__Instructions to follow__. Your answer should be the lines below from the one holding "ROWT = ROW != 0;" through the one holding "ROWT ? 4 : 2;", copied exactly and with nothing else.

====

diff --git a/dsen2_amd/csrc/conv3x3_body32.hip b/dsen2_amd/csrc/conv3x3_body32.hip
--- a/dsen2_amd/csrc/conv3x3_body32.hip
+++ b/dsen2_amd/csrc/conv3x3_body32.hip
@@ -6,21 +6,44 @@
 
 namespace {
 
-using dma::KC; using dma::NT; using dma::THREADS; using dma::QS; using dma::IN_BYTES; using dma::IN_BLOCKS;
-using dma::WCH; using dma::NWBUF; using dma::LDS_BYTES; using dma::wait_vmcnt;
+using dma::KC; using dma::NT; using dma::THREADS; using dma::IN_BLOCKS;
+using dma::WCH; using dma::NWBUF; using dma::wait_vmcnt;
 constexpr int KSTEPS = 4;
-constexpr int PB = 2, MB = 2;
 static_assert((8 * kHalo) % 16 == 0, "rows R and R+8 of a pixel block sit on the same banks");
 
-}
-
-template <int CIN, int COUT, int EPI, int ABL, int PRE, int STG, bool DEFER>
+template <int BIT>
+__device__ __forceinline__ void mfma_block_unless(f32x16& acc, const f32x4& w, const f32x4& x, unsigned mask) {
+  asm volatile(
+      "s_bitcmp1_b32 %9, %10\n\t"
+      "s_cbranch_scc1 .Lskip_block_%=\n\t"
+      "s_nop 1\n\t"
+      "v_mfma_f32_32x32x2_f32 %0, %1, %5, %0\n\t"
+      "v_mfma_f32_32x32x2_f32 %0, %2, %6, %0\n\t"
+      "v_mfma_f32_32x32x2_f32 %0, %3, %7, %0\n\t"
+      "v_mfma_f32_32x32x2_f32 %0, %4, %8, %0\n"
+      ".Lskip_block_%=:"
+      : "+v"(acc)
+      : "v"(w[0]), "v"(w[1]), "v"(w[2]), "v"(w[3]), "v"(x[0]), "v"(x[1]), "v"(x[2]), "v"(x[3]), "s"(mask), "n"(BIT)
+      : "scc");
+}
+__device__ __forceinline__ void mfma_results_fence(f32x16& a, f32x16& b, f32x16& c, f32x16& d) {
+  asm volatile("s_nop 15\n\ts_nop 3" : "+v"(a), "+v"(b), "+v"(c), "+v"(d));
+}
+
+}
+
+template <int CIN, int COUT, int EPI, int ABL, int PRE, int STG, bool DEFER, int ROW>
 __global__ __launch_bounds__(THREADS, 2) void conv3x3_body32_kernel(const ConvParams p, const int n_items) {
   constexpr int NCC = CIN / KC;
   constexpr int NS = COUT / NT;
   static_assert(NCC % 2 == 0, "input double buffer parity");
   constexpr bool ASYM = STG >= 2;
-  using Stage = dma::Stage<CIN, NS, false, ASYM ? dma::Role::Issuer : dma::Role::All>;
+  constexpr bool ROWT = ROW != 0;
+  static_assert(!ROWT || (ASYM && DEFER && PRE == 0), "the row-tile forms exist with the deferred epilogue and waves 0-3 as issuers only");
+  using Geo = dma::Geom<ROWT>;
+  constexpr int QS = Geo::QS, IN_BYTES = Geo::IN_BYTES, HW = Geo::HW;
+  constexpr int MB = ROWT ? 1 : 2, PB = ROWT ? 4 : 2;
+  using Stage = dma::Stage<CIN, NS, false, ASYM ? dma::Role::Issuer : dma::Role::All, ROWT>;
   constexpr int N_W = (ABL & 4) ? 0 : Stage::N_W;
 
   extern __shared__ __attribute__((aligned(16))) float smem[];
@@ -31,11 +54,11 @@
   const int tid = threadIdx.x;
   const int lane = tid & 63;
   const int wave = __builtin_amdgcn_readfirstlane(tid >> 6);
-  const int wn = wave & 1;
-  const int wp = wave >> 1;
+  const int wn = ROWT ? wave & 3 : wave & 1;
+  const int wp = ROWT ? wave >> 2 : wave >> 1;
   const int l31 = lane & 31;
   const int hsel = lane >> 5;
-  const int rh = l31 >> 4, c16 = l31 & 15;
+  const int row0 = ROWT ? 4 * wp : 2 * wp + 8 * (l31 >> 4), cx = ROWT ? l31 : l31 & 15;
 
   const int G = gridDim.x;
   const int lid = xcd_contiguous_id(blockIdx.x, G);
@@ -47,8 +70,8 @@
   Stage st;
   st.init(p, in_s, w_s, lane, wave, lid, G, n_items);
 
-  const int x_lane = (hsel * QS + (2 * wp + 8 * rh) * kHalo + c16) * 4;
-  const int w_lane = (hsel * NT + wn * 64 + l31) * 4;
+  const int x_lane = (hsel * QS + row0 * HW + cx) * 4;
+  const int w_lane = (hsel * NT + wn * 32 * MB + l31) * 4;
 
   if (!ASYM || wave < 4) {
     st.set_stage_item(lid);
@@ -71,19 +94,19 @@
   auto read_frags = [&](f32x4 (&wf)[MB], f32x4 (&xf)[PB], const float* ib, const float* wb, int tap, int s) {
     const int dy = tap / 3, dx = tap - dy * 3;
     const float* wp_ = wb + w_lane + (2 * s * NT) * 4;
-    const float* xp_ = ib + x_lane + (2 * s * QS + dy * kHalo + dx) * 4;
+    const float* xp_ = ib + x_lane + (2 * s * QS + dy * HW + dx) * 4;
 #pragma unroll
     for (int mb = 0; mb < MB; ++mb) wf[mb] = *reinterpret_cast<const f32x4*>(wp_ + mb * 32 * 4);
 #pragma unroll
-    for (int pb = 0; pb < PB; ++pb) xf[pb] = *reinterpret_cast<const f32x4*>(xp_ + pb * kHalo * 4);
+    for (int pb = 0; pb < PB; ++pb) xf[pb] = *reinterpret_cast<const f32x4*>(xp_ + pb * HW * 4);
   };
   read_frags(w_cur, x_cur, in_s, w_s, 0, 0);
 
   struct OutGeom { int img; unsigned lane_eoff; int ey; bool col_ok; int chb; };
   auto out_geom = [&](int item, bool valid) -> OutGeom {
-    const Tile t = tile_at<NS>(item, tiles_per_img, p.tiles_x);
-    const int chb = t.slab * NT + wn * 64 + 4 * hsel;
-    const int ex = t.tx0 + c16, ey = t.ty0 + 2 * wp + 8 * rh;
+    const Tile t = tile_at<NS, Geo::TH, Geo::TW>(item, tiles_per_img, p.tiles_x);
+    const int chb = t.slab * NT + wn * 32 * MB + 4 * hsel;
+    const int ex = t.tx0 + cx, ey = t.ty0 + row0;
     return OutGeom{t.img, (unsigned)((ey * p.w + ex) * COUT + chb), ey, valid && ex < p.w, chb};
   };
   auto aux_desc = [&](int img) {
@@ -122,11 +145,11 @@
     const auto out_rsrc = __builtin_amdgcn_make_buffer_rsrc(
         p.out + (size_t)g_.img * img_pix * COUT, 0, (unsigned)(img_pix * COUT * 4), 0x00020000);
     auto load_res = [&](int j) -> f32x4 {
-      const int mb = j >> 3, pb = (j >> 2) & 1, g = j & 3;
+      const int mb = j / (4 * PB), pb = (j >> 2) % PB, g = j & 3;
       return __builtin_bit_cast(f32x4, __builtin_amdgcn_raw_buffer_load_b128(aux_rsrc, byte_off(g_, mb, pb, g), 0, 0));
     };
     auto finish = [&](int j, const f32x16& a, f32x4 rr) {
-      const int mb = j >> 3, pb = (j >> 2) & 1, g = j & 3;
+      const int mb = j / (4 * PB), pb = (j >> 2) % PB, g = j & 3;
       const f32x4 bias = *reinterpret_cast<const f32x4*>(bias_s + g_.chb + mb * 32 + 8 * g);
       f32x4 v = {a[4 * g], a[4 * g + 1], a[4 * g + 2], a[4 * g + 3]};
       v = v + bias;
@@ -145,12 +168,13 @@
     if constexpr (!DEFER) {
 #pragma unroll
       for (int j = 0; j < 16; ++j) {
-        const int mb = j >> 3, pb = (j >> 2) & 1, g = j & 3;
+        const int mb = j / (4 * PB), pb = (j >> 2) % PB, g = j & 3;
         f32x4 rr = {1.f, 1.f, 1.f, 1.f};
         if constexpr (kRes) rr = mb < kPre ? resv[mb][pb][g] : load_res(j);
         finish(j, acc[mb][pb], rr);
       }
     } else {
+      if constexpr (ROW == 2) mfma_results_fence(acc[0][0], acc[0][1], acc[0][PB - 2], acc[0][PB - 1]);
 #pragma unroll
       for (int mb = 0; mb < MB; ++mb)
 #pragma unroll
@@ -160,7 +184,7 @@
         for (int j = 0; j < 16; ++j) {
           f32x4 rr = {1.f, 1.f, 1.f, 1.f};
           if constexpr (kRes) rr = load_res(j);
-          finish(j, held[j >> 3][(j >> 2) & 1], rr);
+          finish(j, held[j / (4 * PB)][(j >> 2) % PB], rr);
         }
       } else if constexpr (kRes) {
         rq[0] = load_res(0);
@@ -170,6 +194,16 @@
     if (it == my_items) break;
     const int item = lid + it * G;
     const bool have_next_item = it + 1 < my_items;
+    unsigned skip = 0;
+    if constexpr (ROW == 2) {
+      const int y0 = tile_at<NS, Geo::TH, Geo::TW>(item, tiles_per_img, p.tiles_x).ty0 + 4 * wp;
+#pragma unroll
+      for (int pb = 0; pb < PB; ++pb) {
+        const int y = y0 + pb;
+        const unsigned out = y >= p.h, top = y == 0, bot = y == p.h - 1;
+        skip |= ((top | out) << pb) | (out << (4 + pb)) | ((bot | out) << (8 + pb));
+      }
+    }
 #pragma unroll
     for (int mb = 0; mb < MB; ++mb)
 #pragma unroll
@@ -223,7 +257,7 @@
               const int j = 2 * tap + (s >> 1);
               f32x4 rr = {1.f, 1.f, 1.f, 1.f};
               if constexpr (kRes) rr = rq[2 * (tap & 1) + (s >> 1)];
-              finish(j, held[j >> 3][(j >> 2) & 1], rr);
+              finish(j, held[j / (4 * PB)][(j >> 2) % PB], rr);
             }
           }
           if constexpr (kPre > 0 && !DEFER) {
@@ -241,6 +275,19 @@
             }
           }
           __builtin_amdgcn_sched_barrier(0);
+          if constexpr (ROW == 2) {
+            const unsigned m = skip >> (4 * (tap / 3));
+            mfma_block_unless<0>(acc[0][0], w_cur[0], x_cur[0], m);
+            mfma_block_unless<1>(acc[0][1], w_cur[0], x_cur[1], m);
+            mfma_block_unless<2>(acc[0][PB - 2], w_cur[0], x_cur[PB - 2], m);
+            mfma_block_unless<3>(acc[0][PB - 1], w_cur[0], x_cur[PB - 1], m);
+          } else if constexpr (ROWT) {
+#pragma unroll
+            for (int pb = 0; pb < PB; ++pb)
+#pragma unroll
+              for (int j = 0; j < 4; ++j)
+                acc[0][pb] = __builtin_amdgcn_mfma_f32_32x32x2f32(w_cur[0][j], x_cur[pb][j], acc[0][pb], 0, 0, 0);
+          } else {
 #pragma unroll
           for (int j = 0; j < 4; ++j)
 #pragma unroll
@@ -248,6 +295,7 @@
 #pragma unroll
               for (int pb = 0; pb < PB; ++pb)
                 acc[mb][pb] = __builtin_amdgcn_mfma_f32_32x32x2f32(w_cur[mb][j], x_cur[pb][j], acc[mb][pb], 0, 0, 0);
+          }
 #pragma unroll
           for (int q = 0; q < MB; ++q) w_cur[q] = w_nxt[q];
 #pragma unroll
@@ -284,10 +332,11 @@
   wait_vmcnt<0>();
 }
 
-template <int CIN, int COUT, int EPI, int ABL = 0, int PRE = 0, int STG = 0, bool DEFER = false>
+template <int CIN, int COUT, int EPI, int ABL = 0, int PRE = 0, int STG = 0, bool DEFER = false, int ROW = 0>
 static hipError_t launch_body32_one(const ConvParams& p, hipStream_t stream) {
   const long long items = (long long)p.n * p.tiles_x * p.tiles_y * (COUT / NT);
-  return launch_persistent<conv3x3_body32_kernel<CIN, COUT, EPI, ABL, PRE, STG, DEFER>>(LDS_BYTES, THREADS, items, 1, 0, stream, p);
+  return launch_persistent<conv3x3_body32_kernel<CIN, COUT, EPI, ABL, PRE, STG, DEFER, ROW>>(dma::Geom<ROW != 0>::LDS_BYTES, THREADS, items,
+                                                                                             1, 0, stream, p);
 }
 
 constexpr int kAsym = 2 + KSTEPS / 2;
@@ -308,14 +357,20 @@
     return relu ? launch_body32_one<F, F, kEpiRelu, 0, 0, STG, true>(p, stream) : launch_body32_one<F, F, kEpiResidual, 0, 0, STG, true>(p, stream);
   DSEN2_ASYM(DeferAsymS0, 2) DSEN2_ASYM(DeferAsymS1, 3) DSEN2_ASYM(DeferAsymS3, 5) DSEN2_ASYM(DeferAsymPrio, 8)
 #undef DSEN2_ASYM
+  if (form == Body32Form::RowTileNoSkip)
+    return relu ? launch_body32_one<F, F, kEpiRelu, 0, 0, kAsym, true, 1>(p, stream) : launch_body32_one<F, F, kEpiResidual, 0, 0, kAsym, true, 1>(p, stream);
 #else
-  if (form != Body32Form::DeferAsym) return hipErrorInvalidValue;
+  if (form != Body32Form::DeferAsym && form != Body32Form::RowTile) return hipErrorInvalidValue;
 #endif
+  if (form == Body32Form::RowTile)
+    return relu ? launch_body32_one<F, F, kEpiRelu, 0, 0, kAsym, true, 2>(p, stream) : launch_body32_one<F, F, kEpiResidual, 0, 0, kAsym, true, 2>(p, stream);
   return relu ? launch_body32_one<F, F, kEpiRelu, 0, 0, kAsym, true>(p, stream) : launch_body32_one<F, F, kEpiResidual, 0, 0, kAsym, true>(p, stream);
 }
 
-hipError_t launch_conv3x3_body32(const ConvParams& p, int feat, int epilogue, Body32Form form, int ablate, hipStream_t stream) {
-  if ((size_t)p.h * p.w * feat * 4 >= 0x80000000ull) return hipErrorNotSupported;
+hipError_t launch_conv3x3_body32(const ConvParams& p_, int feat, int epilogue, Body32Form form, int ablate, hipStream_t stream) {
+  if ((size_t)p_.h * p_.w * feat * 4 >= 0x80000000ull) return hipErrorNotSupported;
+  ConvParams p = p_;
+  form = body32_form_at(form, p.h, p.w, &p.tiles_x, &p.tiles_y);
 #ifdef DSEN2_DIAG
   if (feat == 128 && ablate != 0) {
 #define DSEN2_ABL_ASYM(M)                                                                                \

====

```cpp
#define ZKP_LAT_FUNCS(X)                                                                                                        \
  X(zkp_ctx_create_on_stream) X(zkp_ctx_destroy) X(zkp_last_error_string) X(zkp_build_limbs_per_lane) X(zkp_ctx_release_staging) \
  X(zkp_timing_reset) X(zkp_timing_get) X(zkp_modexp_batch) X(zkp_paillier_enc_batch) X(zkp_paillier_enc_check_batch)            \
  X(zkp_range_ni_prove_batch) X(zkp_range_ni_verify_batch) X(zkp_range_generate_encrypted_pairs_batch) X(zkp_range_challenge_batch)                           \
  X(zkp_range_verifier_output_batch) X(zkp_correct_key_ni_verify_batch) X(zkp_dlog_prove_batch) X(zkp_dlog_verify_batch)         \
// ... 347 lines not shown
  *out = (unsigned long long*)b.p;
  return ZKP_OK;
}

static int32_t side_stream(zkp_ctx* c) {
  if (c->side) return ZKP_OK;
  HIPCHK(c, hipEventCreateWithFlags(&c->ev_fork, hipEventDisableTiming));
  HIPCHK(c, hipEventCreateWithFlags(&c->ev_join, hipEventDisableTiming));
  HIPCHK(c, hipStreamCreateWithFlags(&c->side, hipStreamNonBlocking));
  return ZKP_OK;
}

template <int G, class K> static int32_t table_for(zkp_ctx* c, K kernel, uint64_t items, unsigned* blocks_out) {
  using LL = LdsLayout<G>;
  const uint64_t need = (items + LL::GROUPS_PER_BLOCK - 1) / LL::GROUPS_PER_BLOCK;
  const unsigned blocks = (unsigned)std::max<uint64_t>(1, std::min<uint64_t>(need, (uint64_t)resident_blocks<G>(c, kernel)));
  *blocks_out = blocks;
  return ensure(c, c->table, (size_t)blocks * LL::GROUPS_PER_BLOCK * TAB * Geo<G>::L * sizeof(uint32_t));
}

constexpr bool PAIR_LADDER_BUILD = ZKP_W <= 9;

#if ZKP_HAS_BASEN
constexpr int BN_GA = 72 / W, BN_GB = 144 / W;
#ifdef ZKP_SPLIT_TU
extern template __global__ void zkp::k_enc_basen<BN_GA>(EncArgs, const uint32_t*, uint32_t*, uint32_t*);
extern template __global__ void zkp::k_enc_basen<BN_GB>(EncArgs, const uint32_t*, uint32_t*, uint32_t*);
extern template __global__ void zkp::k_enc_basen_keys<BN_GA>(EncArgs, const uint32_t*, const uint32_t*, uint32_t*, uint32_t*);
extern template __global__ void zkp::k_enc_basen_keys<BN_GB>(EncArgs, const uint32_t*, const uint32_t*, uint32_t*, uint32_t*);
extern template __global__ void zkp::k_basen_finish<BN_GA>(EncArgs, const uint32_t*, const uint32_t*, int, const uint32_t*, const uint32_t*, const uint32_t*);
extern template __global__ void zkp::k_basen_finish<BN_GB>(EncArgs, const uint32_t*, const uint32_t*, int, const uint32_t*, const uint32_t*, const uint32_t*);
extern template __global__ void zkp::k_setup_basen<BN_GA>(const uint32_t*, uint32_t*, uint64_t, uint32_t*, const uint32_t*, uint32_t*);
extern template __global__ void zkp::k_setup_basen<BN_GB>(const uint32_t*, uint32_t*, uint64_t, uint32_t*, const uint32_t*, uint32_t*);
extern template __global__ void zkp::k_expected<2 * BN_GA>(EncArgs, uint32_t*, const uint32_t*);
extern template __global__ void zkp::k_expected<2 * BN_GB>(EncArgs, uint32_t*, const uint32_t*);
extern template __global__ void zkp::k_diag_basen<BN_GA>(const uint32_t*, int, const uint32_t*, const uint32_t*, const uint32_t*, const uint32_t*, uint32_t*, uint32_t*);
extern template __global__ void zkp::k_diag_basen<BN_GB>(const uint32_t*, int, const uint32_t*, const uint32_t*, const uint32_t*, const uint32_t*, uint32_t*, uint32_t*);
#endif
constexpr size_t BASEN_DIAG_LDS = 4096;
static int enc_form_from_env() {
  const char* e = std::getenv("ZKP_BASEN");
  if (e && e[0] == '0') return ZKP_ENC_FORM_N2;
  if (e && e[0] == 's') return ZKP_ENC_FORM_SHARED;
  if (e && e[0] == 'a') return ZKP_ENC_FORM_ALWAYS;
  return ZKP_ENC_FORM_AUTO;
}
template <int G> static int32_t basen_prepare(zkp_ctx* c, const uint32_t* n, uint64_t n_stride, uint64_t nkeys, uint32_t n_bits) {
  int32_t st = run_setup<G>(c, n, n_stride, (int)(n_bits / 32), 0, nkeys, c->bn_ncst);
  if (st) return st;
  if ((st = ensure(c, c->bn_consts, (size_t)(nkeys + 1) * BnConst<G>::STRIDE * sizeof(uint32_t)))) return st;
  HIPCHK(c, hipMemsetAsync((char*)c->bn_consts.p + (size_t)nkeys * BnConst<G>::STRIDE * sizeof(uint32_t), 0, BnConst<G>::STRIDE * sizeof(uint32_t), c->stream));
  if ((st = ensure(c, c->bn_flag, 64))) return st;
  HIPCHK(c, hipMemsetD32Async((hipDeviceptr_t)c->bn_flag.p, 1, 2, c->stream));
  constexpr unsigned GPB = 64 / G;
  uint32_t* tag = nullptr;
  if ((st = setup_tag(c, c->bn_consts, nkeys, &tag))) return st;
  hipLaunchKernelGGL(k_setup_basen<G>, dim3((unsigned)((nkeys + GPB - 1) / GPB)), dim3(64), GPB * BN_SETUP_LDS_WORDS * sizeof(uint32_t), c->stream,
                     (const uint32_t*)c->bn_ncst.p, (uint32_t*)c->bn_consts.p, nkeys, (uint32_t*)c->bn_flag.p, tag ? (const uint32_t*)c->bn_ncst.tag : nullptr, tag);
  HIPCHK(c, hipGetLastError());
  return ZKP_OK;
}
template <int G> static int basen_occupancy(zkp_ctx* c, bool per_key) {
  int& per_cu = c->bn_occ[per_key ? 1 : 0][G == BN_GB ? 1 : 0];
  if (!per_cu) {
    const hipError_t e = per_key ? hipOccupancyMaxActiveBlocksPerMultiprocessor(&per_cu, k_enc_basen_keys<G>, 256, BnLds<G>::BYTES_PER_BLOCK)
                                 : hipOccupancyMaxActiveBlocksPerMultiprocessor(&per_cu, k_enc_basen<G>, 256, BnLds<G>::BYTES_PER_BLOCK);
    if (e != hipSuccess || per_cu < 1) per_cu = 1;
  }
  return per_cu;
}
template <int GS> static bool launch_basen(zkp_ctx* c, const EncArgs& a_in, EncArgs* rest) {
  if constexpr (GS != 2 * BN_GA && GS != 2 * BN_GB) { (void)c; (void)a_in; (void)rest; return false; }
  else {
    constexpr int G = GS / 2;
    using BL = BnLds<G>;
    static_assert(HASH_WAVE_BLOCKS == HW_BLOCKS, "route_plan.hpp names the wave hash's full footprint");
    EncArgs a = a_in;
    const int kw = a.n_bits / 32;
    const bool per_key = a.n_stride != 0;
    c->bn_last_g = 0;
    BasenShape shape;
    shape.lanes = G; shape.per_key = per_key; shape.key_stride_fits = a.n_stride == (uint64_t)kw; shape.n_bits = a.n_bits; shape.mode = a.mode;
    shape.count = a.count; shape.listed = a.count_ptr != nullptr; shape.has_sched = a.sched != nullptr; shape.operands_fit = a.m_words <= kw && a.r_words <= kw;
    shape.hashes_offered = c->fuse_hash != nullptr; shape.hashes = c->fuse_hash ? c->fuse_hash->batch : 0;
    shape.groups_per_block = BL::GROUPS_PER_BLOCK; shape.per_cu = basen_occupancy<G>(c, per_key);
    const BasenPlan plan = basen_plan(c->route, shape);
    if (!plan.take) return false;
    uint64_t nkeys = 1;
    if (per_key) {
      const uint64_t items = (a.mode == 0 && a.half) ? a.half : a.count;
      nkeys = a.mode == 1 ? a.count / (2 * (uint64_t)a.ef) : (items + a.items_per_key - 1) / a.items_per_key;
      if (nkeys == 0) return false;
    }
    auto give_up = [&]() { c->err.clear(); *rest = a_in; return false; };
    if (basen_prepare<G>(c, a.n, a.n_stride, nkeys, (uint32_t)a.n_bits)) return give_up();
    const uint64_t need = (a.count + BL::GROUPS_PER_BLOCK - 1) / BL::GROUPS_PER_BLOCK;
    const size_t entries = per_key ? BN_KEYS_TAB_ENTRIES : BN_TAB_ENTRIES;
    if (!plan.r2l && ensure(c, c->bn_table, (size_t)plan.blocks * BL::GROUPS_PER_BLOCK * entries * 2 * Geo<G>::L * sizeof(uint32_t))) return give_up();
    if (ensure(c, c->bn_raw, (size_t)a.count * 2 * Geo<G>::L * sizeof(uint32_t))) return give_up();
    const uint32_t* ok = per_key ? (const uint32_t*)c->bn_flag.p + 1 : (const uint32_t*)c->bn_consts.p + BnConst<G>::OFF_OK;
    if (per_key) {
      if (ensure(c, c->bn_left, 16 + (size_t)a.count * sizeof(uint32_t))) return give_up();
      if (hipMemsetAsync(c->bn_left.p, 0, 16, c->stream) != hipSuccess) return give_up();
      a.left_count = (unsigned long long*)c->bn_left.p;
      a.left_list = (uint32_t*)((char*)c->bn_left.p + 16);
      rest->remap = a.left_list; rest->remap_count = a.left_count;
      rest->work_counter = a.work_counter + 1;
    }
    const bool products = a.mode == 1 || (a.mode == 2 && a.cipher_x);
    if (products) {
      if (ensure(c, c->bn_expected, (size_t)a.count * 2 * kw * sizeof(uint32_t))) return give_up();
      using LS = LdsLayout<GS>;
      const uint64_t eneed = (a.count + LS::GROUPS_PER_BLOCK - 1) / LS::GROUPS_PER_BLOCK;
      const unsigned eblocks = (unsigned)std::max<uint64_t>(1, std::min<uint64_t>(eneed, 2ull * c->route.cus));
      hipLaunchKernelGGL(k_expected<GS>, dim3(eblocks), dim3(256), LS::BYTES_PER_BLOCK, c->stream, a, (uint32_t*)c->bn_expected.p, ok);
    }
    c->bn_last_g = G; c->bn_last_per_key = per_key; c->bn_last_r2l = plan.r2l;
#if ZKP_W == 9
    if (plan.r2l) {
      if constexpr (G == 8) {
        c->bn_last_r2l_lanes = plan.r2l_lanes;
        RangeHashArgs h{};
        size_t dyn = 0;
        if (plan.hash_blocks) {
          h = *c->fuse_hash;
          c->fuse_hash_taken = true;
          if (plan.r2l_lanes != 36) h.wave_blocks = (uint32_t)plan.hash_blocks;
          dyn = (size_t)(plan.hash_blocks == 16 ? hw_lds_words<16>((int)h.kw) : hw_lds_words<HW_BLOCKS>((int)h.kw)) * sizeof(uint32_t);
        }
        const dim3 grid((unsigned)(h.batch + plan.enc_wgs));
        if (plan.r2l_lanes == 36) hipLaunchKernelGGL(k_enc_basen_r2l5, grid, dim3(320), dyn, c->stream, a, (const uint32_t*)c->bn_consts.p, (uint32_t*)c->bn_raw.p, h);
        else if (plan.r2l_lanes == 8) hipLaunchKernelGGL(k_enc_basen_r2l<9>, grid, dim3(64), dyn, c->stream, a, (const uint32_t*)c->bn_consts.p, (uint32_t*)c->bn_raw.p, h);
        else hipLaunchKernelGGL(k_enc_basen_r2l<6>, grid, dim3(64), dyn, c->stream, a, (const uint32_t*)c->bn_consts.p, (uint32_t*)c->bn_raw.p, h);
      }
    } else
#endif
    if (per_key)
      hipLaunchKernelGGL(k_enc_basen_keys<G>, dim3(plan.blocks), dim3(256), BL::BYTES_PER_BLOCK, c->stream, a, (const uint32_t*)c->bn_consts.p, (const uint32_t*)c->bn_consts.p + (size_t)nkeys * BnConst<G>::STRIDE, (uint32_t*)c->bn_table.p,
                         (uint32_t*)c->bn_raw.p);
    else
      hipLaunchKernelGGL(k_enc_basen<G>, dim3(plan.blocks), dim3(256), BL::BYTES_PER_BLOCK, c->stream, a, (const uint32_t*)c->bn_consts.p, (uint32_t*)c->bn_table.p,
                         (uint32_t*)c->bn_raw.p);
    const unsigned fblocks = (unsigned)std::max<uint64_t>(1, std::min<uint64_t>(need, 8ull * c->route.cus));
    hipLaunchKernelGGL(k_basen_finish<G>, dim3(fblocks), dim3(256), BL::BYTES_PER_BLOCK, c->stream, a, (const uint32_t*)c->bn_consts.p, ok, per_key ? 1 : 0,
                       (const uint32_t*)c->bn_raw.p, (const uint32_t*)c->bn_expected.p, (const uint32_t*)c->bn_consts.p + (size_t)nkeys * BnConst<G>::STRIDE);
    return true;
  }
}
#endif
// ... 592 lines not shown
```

====

__Output__.
+  constexpr bool ROWT = ROW != 0;
+  static_assert(!ROWT || (ASYM && DEFER && PRE == 0), "the row-tile forms exist with the deferred epilogue and waves 0-3 as issuers only");
+  using Geo = dma::Geom<ROWT>;
+  constexpr int QS = Geo::QS, IN_BYTES = Geo::IN_BYTES, HW = Geo::HW;
+  constexpr int MB = ROWT ? 1 : 2, PB = ROWT ? 4 : 2;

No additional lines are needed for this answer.